We have some idéas on how to approach the problem. Water has come to be one of our favourite subjects. You can use water as a lense, to create refraction, but also to create effects with color. You can put lenses and other things that bend light into the water and get interesting results.
A way to emphasize contrast could be to project light through bars (or any shape) on a picture, so that only some areas become brighter. This would give the image an artificial contrast. It would show the difference between enlightened and darker areas, and thus create contrast.

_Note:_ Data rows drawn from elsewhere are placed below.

@@ -114,7 +127,8 @@
     u32 xcap;
     u32 *maxlen;
     u64 *x_need;
-    u64 unused_[3];
+    uint2 *src;
+    u64 unused_[2];
     u64 seq_bytes;
     u64 *status;
 };
@@ -221,6 +235,7 @@
     const u32 lane = threadIdx.x & 63u;
     const u32 stride = nwin + 1u;
     u32 *const first = P.first;
+    uint2 *const src = P.src;
     auto fill = [&](bool want, u32 run, u32 from, u32 to, u32 val) {
         if (want && to - from < 4u) {
             for (u32 w = from; w <= to; w++) first[(u64)run * stride + w] = val;
@@ -316,6 +331,7 @@
                 fill(begins, run, starts ? 0u : hp + 1u, h, (u32)a);
                 fill(ends, run, h + 1u, nwin, (u32)a + 1u);
             }
+            if (in) src[a] = bulk && !bad ? wo_source(seq_off, (u32)g - h * (u32)TILE, seq_len, k, P.seq_bytes) : make_uint2(0u, 0u);
             const u32 w1 = bulk ? (u32)((g + seq_len - 1u) / (u64)TILE) : 0u;
             if (bulk && w1 > h) X.emit(w1, wo_item(seq_off, seq_len, kclass_of(k), g, w1, file_idx));
             if (bulk) fast_len = max(fast_len, seq_len);
diff --git a/polypolish_amd/csrc/pp_k_tile.h b/polypolish_amd/csrc/pp_k_tile.h
--- a/polypolish_amd/csrc/pp_k_tile.h
+++ b/polypolish_amd/csrc/pp_k_tile.h
@@ -61,6 +61,7 @@
     const uint4 *xent;
     u32 *need_win;
     u64 *n_need;
+    const uint2 *src;
 };
 
 struct RecMap {
@@ -69,10 +70,6 @@
     u32 R;
     u32 v0, nv;
     u32 w;
-    bool one_contig;
-    u32 c0;
-    u64 c_lo, clen;
-    u32 w_in_contig;
 };
 
 struct TileShare {
@@ -781,17 +778,17 @@
         const u32 x = x_lo + XS * (u - min(u, nv));
         return !REC && X.indirect ? X.indirect[x] : x;
     };
-    auto words_at = [&](bool rec, u32 idx, uint4 &a, uint4 &b) {
+    auto words_at = [&](bool rec, u32 idx, uint4 &a) {
         if (REC) {
-            const uint4 *const p1 = rec ? wq + 2ull * idx : ent + idx, *const p2 = rec ? wq + 2ull * idx + 1 : ent + idx;
-            a = *p1;
-            b = *p2;
+            const uint2 *const p1 = rec ? A.src + idx : (const uint2 *)(ent + idx), *const p2 = rec ? p1 : p1 + 1;
+            const uint2 lo = *p1, hi = *p2;
+            a = make_uint4(lo.x, lo.y, hi.x, hi.y);
         } else a = ent[idx];
     };
-    uint4 nxt, nxt2 = make_uint4(0, 0, 0, 0);
+    uint4 nxt;
     {
         const u32 u = lo_w + min(lane, min(BATCH, hi_w - lo_w) - 1u);
-        words_at(u < nv, index_of(u), nxt, nxt2);
+        words_at(u < nv, index_of(u), nxt);
     }
     for (u32 eb = lo_w; eb < hi_w; eb += BATCH) {
         const u32 nb = min(BATCH, hi_w - eb);
@@ -799,19 +796,17 @@
         bool rec_ok = true, is_rec = false;
         if (REC) {
             is_rec = eb + min(lane, nb - 1u) < nv;
-            const uint4 qa = nxt, qb = nxt2;
-            u64 c_lo = M.c_lo, clen = M.clen;
-            bool c_ok = qa.x == M.c0;
-            if (!M.one_contig) {
-                const u32 cc = min(qa.x, A.n_contigs - 1u);
-                c_lo = A.contig_off[cc];
-                clen = A.contig_off[cc + 1] - c_lo;
-                c_ok = qa.x < A.n_contigs;
-            }
-            rec_ok = !is_rec || wo_bulk(c_ok, qa.y, qa.w, qb.z, clen);
-            const u32 kc = __ballot(is_rec && qa.z != 1u) ? kclass_of(qa.z) : 0u;
-            uint4 made = wo_item((u64)qb.x | ((u64)qb.y << 32), qa.w, kc, c_lo + qa.y, M.w, qb.w);
-            if (M.one_contig) made.z = (qa.y - M.w_in_contig) & 0x3FFFFFFFu;
+            const u32 sy = nxt.y;
+            rec_ok = !is_rec || (sy & SRC_BULK) != 0;
+            u32 kc = 0, fi = 0;
+            if (__ballot(is_rec && (sy & SRC_SHARED) != 0)) {
+                if (is_rec && (sy & SRC_SHARED) != 0) {
+                    const u32 idx = index_of(eb + min(lane, nb - 1u));
+                    kc = kclass_of(wq[2ull * idx].z);
+                    fi = wq[2ull * idx + 1].w;
+                }
+            }
+            const uint4 made = make_uint4(nxt.x, (sy & 0xFFu) | (kc << 8) | (((sy >> SRC_LEN_AT) & 0xFFu) << 24), (sy >> SRC_REL_AT) & (u32)(TILE - 1), fi);
             if (is_rec) my = made;
         }
         const bool more = eb + BATCH < hi_w;
@@ -821,7 +816,7 @@
         auto ask_for_next = [&](u32 tie) {
             u32 idx = nxt_idx;
             asm volatile("" : "+v"(idx) : "v"(tie));
-            words_at(nxt_rec, idx, nxt, nxt2);
+            words_at(nxt_rec, idx, nxt);
         };
         if (!WIDE && more) ask_for_next(0u);
         const u32 my_flags = is_rec ? 0u : item_flags(my.y, my.z);
@@ -965,8 +960,8 @@
     const uint4 *items;
     u32 x0, nx, px;
     u32 pass;
-    uint4 ea, eb;
-    uint4 na, nb;
+    uint4 ea;
+    uint4 na;
     uint4 W[NCH];
     u32 tail;
     static constexpr u32 WAVES = TILE_THREADS / 64;
@@ -988,17 +983,18 @@
         }
         return a;
     }
-    __device__ __forceinline__ void ask_sources(const TileArgs &A, u32 p, u32 lane, uint4 &qa, uint4 &qb) const {
+    __device__ __forceinline__ void ask_sources(const TileArgs &A, u32 p, u32 lane, uint4 &q) const {
         if (p < pm) {
-            const u32 a = entry_of(p, lane);
-            qa = A.wo[2ull * a];
-            qb = A.wo[2ull * a + 1];
+            const uint2 s = A.src[entry_of(p, lane)];
+            q = make_uint4(s.x, s.y, 0u, 0u);
         } else {
             const u32 i = x0 + min(64u * (p - pm) + lane, nx - 1u);
-            qa = items[i];
-            qb = qa;
-        }
-    }
+            q = items[i];
+        }
+    }
+    __device__ static __forceinline__ u64 src_so(const uint4 &q) { return (u64)q.x | ((u64)(q.y & 0xFFu) << 32); }
+    __device__ static __forceinline__ u32 src_len(const uint4 &q) { return (q.y >> SRC_LEN_AT) & 0xFFu; }
+    __device__ static __forceinline__ u32 src_rel(const uint4 &q) { return (q.y >> SRC_REL_AT) & (u32)(TILE - 1); }
     __device__ __forceinline__ bool in_list(u32 p, u32 lane) const { return p < pm ? 64u * p + lane < nv : 64u * (p - pm) + lane < nx; }
     struct Lean {
         u64 so_l;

You could also transpose the ageing of light to sound, which wouldn't give exactly the same result as the ageing of sound itself.
After talking to Antonio today we decided to look att ageing through a camera. We've tried to recreate age diseases as catarct by putting different pieces of plastic in front of the camera. You can actually get decent results when it comes to halo effects and generally blurred vision. The problem is, while working with plastics, there is no way to reverse the aging effects without using photoshop. And even if we used photoshop, we wouldn't be able to recreate the original image, although we could probably enhance it somewhat. We might be a bit stuck again, since the experiment gave no clear results. We would have liked to use lenses instead, to be able to reverse the damage made from other lenses. This would have given us the opportunity to take pictures both with the damaging lense, both of the lenses (damaging and correcting, which would have given an ok image), and only the correcting lense. Both of the lenses alone would give a "wrong" picture. Although the correcting lense alone would make it right, in a way. Confused? Yeah, we're not really clear about that concept eithter.
Something else we've learned is that when stuck, it's best to take a couple of steps back, and start working again. If you don't do this, you only increases the frustration.